## Simplify LK patch/region loads, repack pyramid args, cache float Hessian and inverse

The patch and region loaders now compute per-lane offsets once and step by whole row blocks per trip, dropping the per-trip wrap arithmetic. Pyramid selection is repacked on the host into 64-byte per-level records with the buffer flip and the current-slot pointer pre-resolved, so the kernel reads each level's parameters in one scalar load and no longer scans levels for the slot. The template cache now stores the float Hessian, determinant, min eigenvalue and reciprocal determinant, so the temporal tracker skips the conversion, square root and divisions on cache hits. The cost is a larger kernel argument block and a changed cache format that all roles must agree on.

```diff
diff --git a/flvis_amd/csrc/lk_kernel.hip b/flvis_amd/csrc/lk_kernel.hip
--- a/flvis_amd/csrc/lk_kernel.hip
+++ b/flvis_amd/csrc/lk_kernel.hip
@@ -34,37 +34,26 @@
 __device__ __forceinline__ bool lk_load_patch(const uint8_t* __restrict__ img, int w, int h, int pitch, int bx, int by, int X0, int Y0,
                                               int nrows, uint8_t* patch) {
   if (X0 >= -bx && Y0 >= -by && X0 + 39 < w + bx && Y0 + nrows <= h + by) {
-    const lk_gu32* const base = (const lk_gu32*)(img + (ptrdiff_t)Y0 * pitch + (X0 & ~3));
+    const __attribute__((address_space(1))) uint8_t* const base =
+        (const __attribute__((address_space(1))) uint8_t*)(img + (ptrdiff_t)Y0 * pitch + (X0 & ~3));
     const int sh = X0 & 3;
-    int r = (int)threadIdx.x / 9, k = (int)threadIdx.x - 9 * r;
-    unsigned off = (unsigned)(r * pitch + 4 * k);
-    static_assert(LK_PROWS * 9 <= 5 * 64, "five trips");
-    const int n = nrows * 9;
+    static_assert(LK_PROWS <= 5 * 7 && LK_PROWS > 4 * 7, "five trips, and the last one starts on a row of the patch");
+    const int lane = (int)threadIdx.x, r = lane / 9, k = lane - 9 * r;
+    const unsigned off = lane < 63 ? (unsigned)(r * pitch + 4 * k) : 0u;
     uint32_t lo[5], hi[5];
 #pragma unroll
     for (int t = 0; t < 5; t++) {
-      const bool on = (int)threadIdx.x + 64 * t < n;
+      const bool on = lane < 63 && 7 * t + r < nrows;
       const unsigned o = on ? off : 0u;
-      lo[t] = *(const lk_gu32*)((const __attribute__((address_space(1))) uint8_t*)base + o);
-      hi[t] = *(const lk_gu32*)((const __attribute__((address_space(1))) uint8_t*)base + o + 4);
-      k += 1;
-      const bool wrap = k >= 9;
-      k = wrap ? k - 9 : k;
-      off += (unsigned)(7 * pitch + 4) + (wrap ? (unsigned)(pitch - 36) : 0u);
-    }
-#pragma unroll
-    for (int t = 0; t < 5; t++) asm volatile("" : "+v"(lo[t]), "+v"(hi[t]));
-    r = (int)threadIdx.x / 9;
-    k = (int)threadIdx.x - 9 * r;
-    unsigned dst = (unsigned)(r * LK_PS + 4 * k);
-#pragma unroll
-    for (int t = 0; t < 5; t++) {
-      if ((int)threadIdx.x + 64 * t < n) *reinterpret_cast<uint32_t*>(patch + dst) = __builtin_amdgcn_alignbyte(hi[t], lo[t], sh);
-      k += 1;
-      const bool wrap = k >= 9;
-      k = wrap ? k - 9 : k;
-      dst += (unsigned)(7 * LK_PS + 4) + (wrap ? (unsigned)(LK_PS - 36) : 0u);
-    }
+      const __attribute__((address_space(1))) uint8_t* const bt = base + (ptrdiff_t)(7 * t) * pitch;
+      lo[t] = *(const lk_gu32*)(bt + o);
+      hi[t] = *(const lk_gu32*)(bt + o + 4);
+    }
+    asm volatile("" : "+v"(lo[0]), "+v"(hi[0]), "+v"(lo[1]), "+v"(hi[1]), "+v"(lo[2]), "+v"(hi[2]), "+v"(lo[3]), "+v"(hi[3]), "+v"(lo[4]), "+v"(hi[4]));
+    uint8_t* const dst = patch + r * LK_PS + 4 * k;
+#pragma unroll
+    for (int t = 0; t < 5; t++)
+      if (lane < 63 && 7 * t + r < nrows) *reinterpret_cast<uint32_t*>(dst + 7 * LK_PS * t) = __builtin_amdgcn_alignbyte(hi[t], lo[t], sh);
     return false;
   }
   for (int i = threadIdx.x; i < nrows * 9; i += 64) {
@@ -92,25 +81,21 @@
                                                uint8_t* region) {
   if (X0 >= -bx && Y0 >= -by && X0 + 51 < w + bx && Y0 + LK_RROWS <= h + by) {
     const __attribute__((address_space(1))) uint8_t* const base = (const __attribute__((address_space(1))) uint8_t*)(img + (ptrdiff_t)Y0 * pitch + X0);
-    int r = (int)threadIdx.x / 13, k = (int)threadIdx.x - 13 * r;
-    unsigned off = (unsigned)(r * pitch + 4 * k);
-    static_assert(LK_RS == 52, "the region rows are contiguous in LDS: item i sits at byte 4 i");
-    constexpr int N = LK_RROWS * 13, T = (N + 63) / 64;
+    static_assert(LK_RS == 52, "the region rows are contiguous in LDS: a block of four rows is 52 dwords");
+    constexpr int T = (LK_RROWS + 3) / 4, LAST = (LK_RROWS - 4 * (T - 1)) * 13;
+    const int lane = (int)threadIdx.x, r = lane / 13, k = lane - 13 * r;
+    const unsigned off = lane < 52 ? (unsigned)(r * pitch + 4 * k) : 0u;
     uint32_t v[T];
 #pragma unroll
-    for (int t = 0; t < T; t++) {
-      const bool on = 64 * (t + 1) <= N || (int)threadIdx.x + 64 * t < N;
-      v[t] = *(const lk_gu32*)(base + (on ? off : 0u));
-      k += 12;
-      const bool wrap = k >= 13;
-      k = wrap ? k - 13 : k;
-      off += (unsigned)(4 * pitch + 48) + (wrap ? (unsigned)(pitch - 52) : 0u);
-    }
-#pragma unroll
-    for (int t = 0; t < T; t++) asm volatile("" : "+v"(v[t]));
-#pragma unroll
-    for (int t = 0; t < T; t++)
-      if (64 * (t + 1) <= N || (int)threadIdx.x + 64 * t < N) *reinterpret_cast<uint32_t*>(region + 4 * ((int)threadIdx.x + 64 * t)) = v[t];
+    for (int t = 0; t < T; t++) v[t] = *(const lk_gu32*)(base + (ptrdiff_t)(4 * t) * pitch + (t < T - 1 || lane < LAST ? off : 0u));
+    static_assert(T == 11, "the operand list below");
+    asm volatile("" : "+v"(v[0]), "+v"(v[1]), "+v"(v[2]), "+v"(v[3]), "+v"(v[4]), "+v"(v[5]), "+v"(v[6]), "+v"(v[7]), "+v"(v[8]), "+v"(v[9]),
+                 "+v"(v[10]));
+    if (lane < 52) {
+#pragma unroll
+      for (int t = 0; t < T - 1; t++) *reinterpret_cast<uint32_t*>(region + 4 * lane + 4 * LK_RS * t) = v[t];
+      if (lane < LAST) *reinterpret_cast<uint32_t*>(region + 4 * lane + 4 * LK_RS * (T - 1)) = v[T - 1];
+    }
     return false;
   }
   for (int i = threadIdx.x; i < LK_RROWS * 13; i += 64) {
@@ -309,15 +294,14 @@
 }
 
 __device__ __forceinline__ void lk_tc_store_level(uint32_t* tc_ptr, int level, int lane, const lk_s2 (&tI)[8], const lk_s2 (&tX)[8],
-                                                  const lk_s2 (&tY)[8], long long iA11, long long iA12, long long iA22) {
+                                                  const lk_s2 (&tY)[8], float A11, float A12, float A22, float D, float minEig, float invD) {
   lk_u4* dst = reinterpret_cast<lk_u4*>(tc_ptr + LK_TC_HDR + (size_t)level * LK_TC_LVL) + lane;
   uint32_t wI[8];
 #pragma unroll
   for (int k = 0; k < 8; k++) wI[k] = __builtin_bit_cast(uint32_t, tI[k]);
   if (lane == 63) {
-    wI[0] = (uint32_t)iA11; wI[1] = (uint32_t)((unsigned long long)iA11 >> 32);
-    wI[2] = (uint32_t)iA12; wI[3] = (uint32_t)((unsigned long long)iA12 >> 32);
-    wI[4] = (uint32_t)iA22; wI[5] = (uint32_t)((unsigned long long)iA22 >> 32);
+    wI[0] = __float_as_uint(A11); wI[1] = __float_as_uint(A12); wI[2] = __float_as_uint(A22);
+    wI[3] = __float_as_uint(D); wI[4] = __float_as_uint(minEig); wI[5] = __float_as_uint(invD);
   }
 #pragma unroll
   for (int k = 0; k < 2; k++) {
@@ -329,10 +313,38 @@
   }
 }
 
-__device__ __forceinline__ const uint8_t* lk_level_ptr(const PyrSel& P, int level, int s, int kc, const uint8_t* ind0) {
-  const ImgSel& I = P.lvl[level];
-  if (I.ind) return (level == 0 ? ind0 : *I.ind) + (size_t)s * P.stride[level];
-  return I.b[I.cur ? (kc ^ I.flip) : 0] + (size_t)s * P.stride[level];
+struct alignas(64) LKLevel {
+  const uint8_t* b[2];
+  const uint8_t* const* ind;
+  size_t stride;
+  int w, h, pitch, bx, by;
+  int pad_[3];
+};
+static_assert(sizeof(LKLevel) == 64, "one s_load_dwordx16");
+struct alignas(64) LKPyr {
+  LKLevel lvl[LK_MAX_LEVELS];
+  const int* cur;
+  int levels;
+};
+static LKPyr lk_pyr(const PyrSel& P) {
+  LKPyr q{};
+  q.levels = P.levels;
+  for (int l = P.levels < LK_MAX_LEVELS ? P.levels : LK_MAX_LEVELS - 1; l >= 0; l--) {
+    const ImgSel& I = P.lvl[l];
+    LKLevel& V = q.lvl[l];
+    V.b[0] = I.b[I.cur ? (I.flip & 1) : 0];
+    V.b[1] = I.b[I.cur ? ((I.flip & 1) ^ 1) : 0];
+    V.ind = I.ind;
+    V.stride = P.stride[l];
+    V.w = P.w[l], V.h = P.h[l], V.pitch = P.pitch[l], V.bx = P.bx[l], V.by = P.by[l];
+    if (I.cur) q.cur = I.cur;
+  }
+  return q;
+}
+
+__device__ __forceinline__ const uint8_t* lk_level_ptr(const LKLevel& V, int level, int s, int kc, const uint8_t* ind0) {
+  if (V.ind) return (level == 0 ? ind0 : *V.ind) + (size_t)s * V.stride;
+  return (kc ? V.b[1] : V.b[0]) + (size_t)s * V.stride;
 }
 
 #ifndef FLVIS_LK_WAVES
@@ -355,7 +367,7 @@
 #define LK_UTIL_END(ROLE)
 #endif
 template <int ROLE>
-__device__ __forceinline__ void lk_track_body(const PyrSel& prev, const PyrSel& next, const float* __restrict__ prev_pts,
+__device__ __forceinline__ void lk_track_body(const LKPyr& prev, const LKPyr& next, const float* __restrict__ prev_pts,
                                               float* __restrict__ next_pts, uint8_t* __restrict__ status,
                                               const int* __restrict__ count, int nmax, const LKParams& prm,
                                               const int* __restrict__ active) {
@@ -376,12 +388,7 @@
   LK_UTIL_BEGIN
   __shared__ __attribute__((aligned(16))) uint8_t patch[LK_RROWS * LK_RS + 12];
   const int lane = threadIdx.x;
-  int kc_prev = 0, kc_next = 0;
-#pragma unroll
-  for (int l = LK_MAX_LEVELS - 1; l >= 0; l--) {
-    if (l <= prev.levels && prev.lvl[l].cur) kc_prev = prev.lvl[l].cur[s];
-    if (l <= next.levels && next.lvl[l].cur) kc_next = next.lvl[l].cur[s];
-  }
+  const int kc_prev = prev.cur ? prev.cur[s] : 0, kc_next = next.cur ? next.cur[s] : 0;
   const uint8_t* const ind_prev0 = prev.lvl[0].ind ? *prev.lvl[0].ind : nullptr;
   const uint8_t* const ind_next0 = next.lvl[0].ind ? *next.lvl[0].ind : nullptr;
   const int r = lane >> 1;
@@ -417,7 +424,9 @@
     lk_u4 pq[6] = {};
     int pq_level = -1;
     for (int level = prev.levels; level >= 0; level--) {
-      const float sc = (float)(1. / (1 << level));
+      static_assert(LK_MAX_LEVELS <= 126, "2^-level is a normal float");
+      const float sc = __uint_as_float((uint32_t)(127 - level) << 23);
+      const LKLevel PV = prev.lvl[level], NV = next.lvl[level];
       float ppx = ppx0 * sc, ppy = ppy0 * sc;
       float npx, npy;
       if (level == prev.levels) {
@@ -434,7 +443,7 @@
       }
       nx = npx;
       ny = npy;
-      const int W = prev.w[level], H = prev.h[level];
+      const int W = PV.w, H = PV.h;
       ppx -= halfWin;
       ppy -= halfWin;
       const int ipx = (int)floorf(ppx), ipy = (int)floorf(ppy);
@@ -449,14 +458,15 @@
       int iw11 = (1 << W_BITS) - iw00 - iw01 - iw10;
 
       lk_s2 tI[8], tX[8], tY[8];
-      long long iA11, iA12, iA22;
+      long long iA11 = 0, iA12 = 0, iA22 = 0;
+      float A11 = 0.f, A12 = 0.f, A22 = 0.f, D = 0.f, minEig = 0.f, cD = 0.f;
       const bool cached = ROLE == 1 && tc_hit && ((tc_mask >> level) & 1u);
       constexpr bool kEarlyRegion = ROLE == 1;
       int JW = 0, JH = 0;
       const uint8_t* Jimg = nullptr;
       if (kEarlyRegion) {
-        JW = next.w[level], JH = next.h[level];
-        Jimg = lk_level_ptr(next, level, s, kc_next, ind_next0);
+        JW = NV.w, JH = NV.h;
+        Jimg = lk_level_ptr(NV, level, s, kc_next, ind_next0);
       }
       bool region_ok = false;
       int RX0 = 0, RY0 = 0;
@@ -474,7 +484,7 @@
             RX0 = (einx - LK_RM) & ~3;
             RY0 = einy - LK_RM;
             __syncthreads();
-            const bool slow = lk_load_region(Jimg, JW, JH, next.pitch[level], next.bx[level], next.by[level], RX0, RY0, patch);
+            const bool slow = lk_load_region(Jimg, JW, JH, NV.pitch, NV.bx, NV.by, RX0, RY0, patch);
             __syncthreads();
             if (prm.stats_tc && slow && lane == 0) atomicAdd(&prm.stats_tc[2], 1ull);
             region_ok = true;
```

══════════

Task to carry out - In the data, how many lines hold the word "stride"? State that number alone.

Task solution - 6